This problem is closely related to that of solving the Rubik's cube. The graph of all game states it too large to solve by brue force, but there is a fairly simple 7 step method that can be used to solve any cube in about 1 ~ 2 minutes by a dextrous human. This path is of course non-optimal. By learning to recognise patterns that define sequences of moves the speed can be brought down to 17 seconds. However, this feat by Jiri is somewhat superhuman!
The method Parberry describes moves only one tile at a time; one imagines that the algorithm could be made better up by employing Jiri's dexterity and moving multiple tiles at one time. This would not, as Parberry proves, reduce the path length from n^3, but it would reduce the coefficient of the leading term.
Remember that A* will search through the problem space proceeding down the most likely path to goal as defined by your heurestic.
Only in the worst case will it end up having to flood fill the entire problem space, this tends to happen when there is no actual solution to your problem.
Just use the game tree.
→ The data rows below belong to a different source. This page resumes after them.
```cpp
static bool projection_ok(const orbhip_projection* P)
{
// ... 473 lines not shown
    if (e == hipSuccess) e = hipMemcpy(best_dist, dbd, (size_t)nq * 4, hipMemcpyDeviceToHost);
    if (e == hipSuccess) e = hipMemcpy(second_dist, dsd, (size_t)nq * 4, hipMemcpyDeviceToHost);
    if (e != hipSuccess) st = fail(ORBHIP_ERR_HIP, "hamming_nn: %s", hipGetErrorString(e));
    (void)hipFree(dq); (void)hipFree(ddb); (void)hipFree(dbi); (void)hipFree(dbd); (void)hipFree(dsd);
    return st;
}

extern "C" orbhip_status orbhip_search_for_initialization_bounds(int device, const orbhip_keypoint* kps1, const uint8_t* desc1, int n1,
                                                          const orbhip_keypoint* kps2, const uint8_t* desc2, int n2, const orbhip_bounds* bounds,
                                                          float* prev_matched, int32_t* matches12, int window, float nnratio, int check_ori, int* nmatches)
{
    OrbApiTimer api_timer;
    if (n1 < 0 || n2 < 0 || !nmatches || (n1 > 0 && (!kps1 || !desc1 || !prev_matched || !matches12)) || (n2 > 0 && (!kps2 || !desc2)) || !bounds || !(bounds->max_x > bounds->min_x) || !(bounds->max_y > bounds->min_y))
        return fail(ORBHIP_ERR_INVALID, "bad argument");
    *nmatches = 0;
    for (int i = 0; i < n1; i++) matches12[i] = -1;
    if (n1 == 0) return ORBHIP_OK;
    if (!device_present()) return fail(ORBHIP_ERR_HIP, "no HIP device available: no CPU fallback");
    HIPCHK(hipSetDevice(device));
    hipStream_t ts = orbhip_thread_stream(device);
    std::vector<int> list1; for (int i = 0; i < n1; i++) if (kps1[i].octave <= 0) list1.push_back(i);
    int n2l0 = 0; for (int i = 0; i < n2; i++) n2l0 += kps2[i].octave == 0;
    const int cap = std::max(std::max(n1, n2), 1), l0cap = std::max((int)list1.size(), 1), cstride = std::max(n2l0, 1);
    orbhip_keypoint *dk1 = nullptr, *dk2 = nullptr; uint8_t *dd1 = nullptr, *dd2 = nullptr; int *dn = nullptr, *dlist = nullptr, *dgs = nullptr, *dgi = nullptr, *dnc = nullptr, *dm12 = nullptr, *dbig = nullptr; float2* dgxy = nullptr;
    unsigned* dcand = nullptr; unsigned* dtop = nullptr; float* dprev = nullptr;
    const int hn[4] = {n1, n2, (int)list1.size(), 0}; int hres[4] = {0, 0, 0, 0};
    const hipError_t e = arena_call(device, ts, [&](Arena& A) {
        A.io(&dk1, cap, kps1, n1); A.io(&dk2, cap, kps2, n2); A.io(&dd1, (size_t)cap * 32, desc1, (size_t)n1 * 32); A.io(&dd2, (size_t)cap * 32, desc2, (size_t)n2 * 32);
        A.io(&dlist, l0cap, (const int*)list1.data(), list1.size());
        A.io(&dn, 8, hn, 4, hres, 4);
        A.io(&dprev, (size_t)cap * 2, (const float*)prev_matched, (size_t)n1 * 2, prev_matched, (size_t)n1 * 2);
        A.io(&dm12, cap, (const int*)nullptr, 0, matches12, n1);
        A.take(&dgs, ORBHIP_GRID_CELLS + 1); A.take(&dgi, cap); A.take(&dgxy, cap); A.take(&dnc, l0cap);
        A.take(&dcand, (size_t)l0cap * cstride); A.take(&dtop, (size_t)l0cap * 5);
        if (orbhip_match_select_big(cap, l0cap)) A.take(&dbig, orbhip_match_select_ints(cap, l0cap));
    }, [&] {
        MatchParams M; memset(&M, 0, sizeof M);
        M.kp1 = dk1; M.desc1 = dd1; M.n1 = dn; M.n1_lvl0 = dn + 2; M.kp2 = dk2; M.desc2 = dd2; M.n2 = dn + 1; M.lvl_stride = 0; M.list1 = dlist; M.prev_from_kp1 = 0;
        M.cap = cap; M.min_x = bounds->min_x; M.min_y = bounds->min_y; M.max_x = bounds->max_x; M.max_y = bounds->max_y; M.grid_start = dgs; M.grid_items = dgi; M.grid_xy = dgxy; M.cand = dcand; M.top = dtop; M.ncand = dnc; M.cand_stride = cstride; M.lvl0_cap = l0cap;
        M.prev = dprev; M.matches12 = dm12; M.nmatches = dn + 3; M.window = window; M.nnratio = nnratio; M.check_ori = check_ori; M.big_ws = dbig;
        orbhip_launch_match_grid(M, 1, ts); orbhip_launch_match_candidates(M, 1, ts); orbhip_launch_match_select(M, 1, ts);
    });
    if (e != hipSuccess) return fail(ORBHIP_ERR_HIP, "search_for_initialization: %s", hipGetErrorString(e));
    *nmatches = hres[3];
    return ORBHIP_OK;
}

static bool whole_image(int im_w, int im_h, orbhip_bounds* b) { if (im_w < 1 || im_h < 1) return false; b->min_x = 0.0f; b->min_y = 0.0f; b->max_x = (float)im_w; b->max_y = (float)im_h; return true; }
extern "C" orbhip_status orbhip_search_by_projection(int device, const orbhip_keypoint* kps, const uint8_t* desc, const float* u_right, const uint8_t* blocked, int n,
                                                     int im_w, int im_h, const orbhip_proj_query* queries, const uint8_t* query_desc, int nq,
                                                     int mode, float nnratio, int th_high, int check_ori, int32_t* feature_query, int* nmatches)
{
    orbhip_bounds b; if (!whole_image(im_w, im_h, &b)) return fail(ORBHIP_ERR_INVALID, "bad argument");
    return orbhip_search_by_projection_bounds(device, kps, desc, u_right, blocked, n, &b, queries, query_desc, nq, mode, nnratio, th_high, check_ori, feature_query, nmatches);
}
extern "C" orbhip_status orbhip_search_best_in_window(int device, const orbhip_keypoint* kps, const uint8_t* desc, const float* u_right, int n, int im_w, int im_h,
                                                      const float* inv_level_sigma2, int nlevels, const orbhip_best_query* queries, const uint8_t* query_desc, int nq,
                                                      int chi2_gate, int32_t* best_idx, int32_t* best_dist)
{
    orbhip_bounds b; if (!whole_image(im_w, im_h, &b)) return fail(ORBHIP_ERR_INVALID, "bad argument");
    return orbhip_search_best_in_window_bounds(device, kps, desc, u_right, n, &b, inv_level_sigma2, nlevels, queries, query_desc, nq, chi2_gate, best_idx, best_dist);
}
extern "C" orbhip_status orbhip_search_for_initialization(int device, const orbhip_keypoint* kps1, const uint8_t* desc1, int n1,
                                                          const orbhip_keypoint* kps2, const uint8_t* desc2, int n2, int im_w, int im_h,
                                                          float* prev_matched, int32_t* matches12, int window, float nnratio, int check_ori, int* nmatches)
{
    orbhip_bounds b; if (!whole_image(im_w, im_h, &b)) return fail(ORBHIP_ERR_INVALID, "bad argument");
    return orbhip_search_for_initialization_bounds(device, kps1, desc1, n1, kps2, desc2, n2, &b, prev_matched, matches12, window, nnratio, check_ori, nmatches);
// ... 49 lines not shown
```

Before: 204,900.

## Compact match-select state into grid-item index space and pack top-k records

The candidate and top-k records now store grid-item indices instead of frame-2 keypoint indices. The per-frame-2 arrays in match select are sized by grid items rather than out_cap, and distance plus owner are merged into one packed word. The 'more' flag moves into the high bit of the last top record, so each record is four words and can be loaded with a single uint4. The top-k table is also staged into LDS, and the orientation bin is packed into m12, which removes the bin, nc and m21 arrays. The aim is a smaller LDS footprint that avoids the slow global-memory 'big' path, and fewer scattered loads. The cost is an extra gitems indirection and tighter bit-packing limits.

Result: no change. 205,400 (median of 3 runs) (+0.2%).

```diff
diff --git a/orb_slam2_amd/csrc/orbhip_api.hip b/orb_slam2_amd/csrc/orbhip_api.hip
--- a/orb_slam2_amd/csrc/orbhip_api.hip
+++ b/orb_slam2_amd/csrc/orbhip_api.hip
@@ -478,7 +478,7 @@
         if (e == hipSuccess) e = hipMemset(c->d_out_n[k], 0, B * sizeof(int));
     }
     TRY(dalloc(&c->d_grid_start, B * (ORBHIP_GRID_CELLS + 1))); TRY(dalloc(&c->d_grid_items, B * c->out_cap)); TRY(dalloc(&c->d_grid_xy, B * c->out_cap));
-    TRY(dalloc(&c->d_cand, B * c->lvl0_cap * (size_t)c->lvl0_cap)); TRY(dalloc(&c->d_ncand, B * c->lvl0_cap)); TRY(dalloc(&c->d_top, B * c->lvl0_cap * (size_t)5));
+    TRY(dalloc(&c->d_cand, B * c->lvl0_cap * (size_t)c->lvl0_cap)); TRY(dalloc(&c->d_ncand, B * c->lvl0_cap)); TRY(dalloc(&c->d_top, B * c->lvl0_cap * (size_t)4));
     TRY(dalloc(&c->d_prev, B * c->out_cap * 2)); TRY(dalloc(&c->d_m12, B * c->out_cap)); TRY(dalloc(&c->d_nm, B));
 #undef TRY
     if (e != hipSuccess) { fail(ORBHIP_ERR_HIP, "device allocation failed: %s", hipGetErrorString(e)); orbhip_destroy(c); return ORBHIP_ERR_HIP; }
@@ -606,8 +606,8 @@
         M.cap = c->out_cap; M.min_x = c->bounds.min_x; M.min_y = c->bounds.min_y; M.max_x = c->bounds.max_x; M.max_y = c->bounds.max_y;
         M.grid_start = c->d_grid_start; M.grid_items = c->d_grid_items; M.grid_xy = c->d_grid_xy; M.cand = c->d_cand; M.top = c->d_top; M.ncand = c->d_ncand; M.cand_stride = c->lvl0_cap; M.lvl0_cap = c->lvl0_cap;
         M.prev = c->d_prev; M.matches12 = c->d_m12; M.nmatches = c->d_nm; M.window = window; M.nnratio = nnratio; M.check_ori = check_ori; M.slot0 = 0;
-        if (orbhip_match_select_big(c->out_cap, c->lvl0_cap)) {
-            if (!c->d_match_ws) HIPCHK(dalloc(&c->d_match_ws, (size_t)c->B * orbhip_match_select_ints(c->out_cap, c->lvl0_cap)));
+        if (orbhip_match_select_big(c->lvl0_cap, c->lvl0_cap)) {
+            if (!c->d_match_ws) HIPCHK(dalloc(&c->d_match_ws, (size_t)c->B * orbhip_match_select_ints(c->lvl0_cap, c->lvl0_cap)));
             M.big_ws = c->d_match_ws;
         }
         hipStream_t ms = c->serial ? c->stream : c->mstream;
diff --git a/orb_slam2_amd/csrc/orbhip_internal.h b/orb_slam2_amd/csrc/orbhip_internal.h
--- a/orb_slam2_amd/csrc/orbhip_internal.h
+++ b/orb_slam2_amd/csrc/orbhip_internal.h
@@ -96,8 +96,8 @@
     int grid_all_levels;
     int* big_ws;
 };
-size_t orbhip_match_select_ints(int cap, int lvl0_cap);
-bool orbhip_match_select_big(int cap, int lvl0_cap);
+size_t orbhip_match_select_ints(int lvl0_cap, int f2_cap);
+bool orbhip_match_select_big(int lvl0_cap, int f2_cap);
 
 struct StereoSide {
     const orbhip_keypoint* kp; const uint8_t* desc; const int* n;
diff --git a/orb_slam2_amd/csrc/orbhip_kernels_match.hip b/orb_slam2_amd/csrc/orbhip_kernels_match.hip
--- a/orb_slam2_amd/csrc/orbhip_kernels_match.hip
+++ b/orb_slam2_amd/csrc/orbhip_kernels_match.hip
@@ -488,7 +488,8 @@
 }
 
 #define MS_K 4
-#define MS_REC (MS_K + 1)
+#define MS_REC MS_K
+#define MS_MORE 0x80000000u
 #define MS_NONE 0xFFFFFFFFu
 #define MC_CHUNKS 8
 __global__ __launch_bounds__(256) void k_match_candidates(MatchParams M, float gwInv, float ghInv)
@@ -537,7 +538,7 @@
             if (ok && pos < M.cand_stride) {
                 const unsigned long long* d2 = (const unsigned long long*)(M.desc2 + ((long long)slot * M.cap + it[c]) * 32);
                 const int dist = __popcll(q0 ^ d2[0]) + __popcll(q1 ^ d2[1]) + __popcll(q2 ^ d2[2]) + __popcll(q3 ^ d2[3]);
-                unsigned rec = (unsigned)it[c] | ((unsigned)dist << 20);
+                unsigned rec = (unsigned)(tb + 64 * c + lane) | ((unsigned)dist << 20);
                 cand[pos] = rec;
                 int key = (dist << 20) | pos;
                 nsel++;
@@ -566,8 +567,7 @@
     }
     const bool more = __ballot(nsel > popped) != 0ull;
     unsigned* top = M.top + ((long long)slot * M.lvl0_cap + j1) * MS_REC;
-    if (lane < MS_K) top[lane] = out;
-    if (lane == MS_K) top[MS_K] = more ? 1u : 0u;
+    if (lane < MS_K) top[lane] = (lane == MS_K - 1 && more) ? (out | MS_MORE) : out;
 }
 
 void orbhip_launch_match_candidates(const MatchParams& M, int nslots, hipStream_t s)
@@ -579,58 +579,70 @@
 
 #define MS_T 256
 
-__device__ __forceinline__ int orbhip_match_select_ints_d(int cap, int lvl0_cap) { return 4 * cap + 4 * lvl0_cap + ORBHIP_HISTO_LENGTH + 8; }
+__device__ __forceinline__ int orbhip_match_select_ints_d(int lvl0_cap, int f2_cap) { return 3 * f2_cap + 2 * lvl0_cap + ORBHIP_HISTO_LENGTH + 8; }
 template <bool BIG> __device__ __forceinline__ void match_select_body(const MatchParams& M)
 {
     typedef typename std::conditional<BIG, volatile int, int>::type TI;
     typedef typename std::conditional<BIG, volatile float, float>::type TF;
     const int slot = blockIdx.x + M.slot0, tid = threadIdx.x, lane = tid & 63, wave = tid >> 6;
-    const int n1 = M.n1[slot], n2 = M.n2[slot];
+    const int n1 = M.n1[slot];
     const int n1l = min(M.n1_lvl0[slot * M.lvl_stride], M.lvl0_cap);
+    const int nitems = min(M.grid_start[(long long)slot * (ORBHIP_GRID_CELLS + 1) + ORBHIP_GRID_CELLS], M.cand_stride);
     const int* list1 = M.list1 ? M.list1 + (long long)slot * M.lvl0_cap : nullptr;
+    const int* gitems = M.grid_items + (long long)slot * M.cap;
+    const unsigned* top0 = M.top + (long long)slot * M.lvl0_cap * MS_REC;
     HIP_DYNAMIC_SHARED(int, lds)
-    TI* s_md = BIG ? M.big_ws + (long long)(blockIdx.x + M.slot0) * (long long)orbhip_match_select_ints_d(M.cap, M.lvl0_cap) : lds;
-    TI* s_m21 = s_md + M.cap;
-    TI* s_m12 = s_m21 + M.cap;
-    TI* s_bin = s_m12 + M.lvl0_cap;
-    TI* s_nc = s_bin + M.lvl0_cap;
-    TI* s_hist = s_nc + M.lvl0_cap;
-    TI* s_stamp = s_hist + ORBHIP_HISTO_LENGTH + 8;
-    TF* s_ang1 = reinterpret_cast<TF*>(s_stamp + M.cap);
-    TF* s_ang2 = s_ang1 + M.lvl0_cap;
+    const unsigned* s_top = BIG ? top0 : reinterpret_cast<const unsigned*>(lds);
+    TI* s_f2 = BIG ? M.big_ws + (long long)slot * (long long)orbhip_match_select_ints_d(M.lvl0_cap, M.cand_stride) : lds + MS_REC * M.lvl0_cap;
+    TI* s_stamp = s_f2 + M.cand_stride;
+    TF* s_ang2 = reinterpret_cast<TF*>(s_stamp + M.cand_stride);
+    TI* s_m12 = reinterpret_cast<TI*>(s_ang2 + M.cand_stride);
+    TF* s_ang1 = reinterpret_cast<TF*>(s_m12 + M.lvl0_cap);
+    TI* s_hist = reinterpret_cast<TI*>(s_ang1 + M.lvl0_cap);
     auto amin = [](TI* p, int v) { atomicMin(const_cast<int*>(p), v); };
     auto aadd = [](TI* p, int v) { atomicAdd(const_cast<int*>(p), v); };
+    auto md = [&](int t) -> int { return (int)((unsigned)s_f2[t] >> 20); };
     const orbhip_keypoint* kp1 = M.kp1 + (long long)slot * M.cap;
     const orbhip_keypoint* kp2 = M.kp2 + (long long)slot * M.cap;
     int* m12 = M.matches12 + (long long)slot * M.cap;
     float* prev = M.prev + (long long)slot * M.cap * 2;
     const unsigned* cand0 = M.cand + (long long)slot * M.lvl0_cap * M.cand_stride;
-    for (int i = tid; i < n2; i += MS_T) { s_md[i] = IMAX; s_m21[i] = -1; s_stamp[i] = IMAX; s_ang2[i] = kp2[i].angle; }
-    for (int i = tid; i < n1l; i += MS_T) { s_m12[i] = -1; s_bin[i] = -1; s_nc[i] = M.ncand[(long long)slot * M.lvl0_cap + i]; s_ang1[i] = kp1[list1 ? list1[i] : i].angle; }
+    if (!BIG) for (int i = tid; i < MS_REC * n1l; i += MS_T) lds[i] = (int)top0[i];
+    for (int i = tid; i < nitems; i += MS_T) { s_f2[i] = -1; s_stamp[i] = IMAX; s_ang2[i] = kp2[gitems[i]].angle; }
+    for (int i = tid; i < n1l; i += MS_T) { s_m12[i] = -1; s_ang1[i] = kp1[list1 ? list1[i] : i].angle; }
     for (int i = tid; i < ORBHIP_HISTO_LENGTH + 8; i += MS_T) s_hist[i] = 0;
     for (int i = tid; i < n1; i += MS_T) { m12[i] = -1; if (M.prev_from_kp1) { prev[2 * i] = kp1[i].x; prev[2 * i + 1] = kp1[i].y; } }
     __syncthreads();
-    if (wave == 0) {
+    if (wave != 0) return;
+    {
         const float factor = 1.0f / ORBHIP_HISTO_LENGTH;
-        const unsigned* top0 = M.top + (long long)slot * M.lvl0_cap * MS_REC;
-        auto rot_bin = [&](int j1, int i2) -> int {
-            float rot = __fsub_rn(s_ang1[j1], s_ang2[i2]);
+        auto rot_bin = [&](int j1, int t2) -> int {
+            float rot = __fsub_rn(s_ang1[j1], s_ang2[t2]);
             if (rot < 0.0f) rot = __fadd_rn(rot, 360.0f);
             int bin = (int)roundf(__fmul_rn(rot, factor));
             if (bin == ORBHIP_HISTO_LENGTH) bin = 0;
             return min(max(bin, 0), ORBHIP_HISTO_LENGTH - 1);
         };
+        auto accept_match = [&](int j1, int t, int d, bool atomic_hist) {
+            const int old = s_f2[t];
+            if (old != -1) s_m12[old & 0xFFFFF] = -1;
+            int w = t;
+            if (M.check_ori) { const int bin = rot_bin(j1, t); w |= bin << 20; if (atomic_hist) aadd(&s_hist[bin], 1); else s_hist[bin] = s_hist[bin] + 1; }
+            s_m12[j1] = w; s_f2[t] = (d << 20) | j1;
+        };
         for (int jb = 0; jb < n1l; jb += 64) {
             const int j1 = jb + lane;
             const bool inb = j1 < n1l;
+            uint4 tr; tr.x = MS_NONE; tr.y = MS_NONE; tr.z = MS_NONE; tr.w = MS_NONE;
+            if (inb) tr = *reinterpret_cast<const uint4*>(s_top + (long long)j1 * MS_REC);
+            const unsigned tw[MS_K] = {tr.x, tr.y, tr.z, tr.w};
             int ei[MS_K], ed[MS_K]; int nk = 0;
 #pragma unroll
             for (int k = 0; k < MS_K; k++) {
-                const unsigned t = (inb && s_nc[j1] != 0) ? top0[(long long)j1 * MS_REC + k] : MS_NONE;
-                ei[k] = (int)(t & 0xFFFFFu); ed[k] = (int)((t >> 20) & 0x1FFu);
-                if (t != MS_NONE) nk = k + 1;
+                ei[k] = (int)(tw[k] & 0xFFFFFu); ed[k] = (int)((tw[k] >> 20) & 0x1FFu);
+                if (tw[k] != MS_NONE) nk = k + 1;
             }
-            const bool more = nk > 0 && top0[(long long)j1 * MS_REC + MS_K] != 0u;
+            const bool more = tr.w != MS_NONE && (tr.w & MS_MORE) != 0u;
             int stamped = -1;
             unsigned long long todo = __ballot(nk > 0);
             while (todo) {
@@ -639,7 +651,7 @@
                 int a = -1, b = -1;
 #pragma unroll
                 for (int k = 0; k < MS_K; k++)
-                    if (mine && k < nk && b < 0 && !(s_md[ei[k]] <= ed[k])) { if (a < 0) a = k; else b = k; }
+                    if (mine && k < nk && b < 0 && !(md(ei[k]) <= ed[k])) { if (a < 0) a = k; else b = k; }
                 const int ia = a >= 0 ? ei[a] : 0, da = a >= 0 ? ed[a] : IMAX, db = b >= 0 ? ed[b] : IMAX;
                 const bool exhausted = mine && more && b < 0;
                 const bool accept = mine && !exhausted && a >= 0 && da <= ORBHIP_TH_LOW && (float)da < __fmul_rn((float)db, M.nnratio);
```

Remember that a tree is a special form of graph.
In your case the leaves of each node will be the game position after you make one of the moves that is available at the current node.
Here you go http://www.heyes-jones.com/astar.html
Also. be mindful that with the A-Star algorithm, at least, you will need to figure out a admissible heuristic to determine whether a possible next step is closer to the finished route than another step.
For my current experience, on how to solve an 8 puzzle.
it is required to create nodes. keep track of each step taken
and get the manhattan distance from each following steps, taking/going to the one with the shortest distance.
update the nodes, and continue until reaches the goal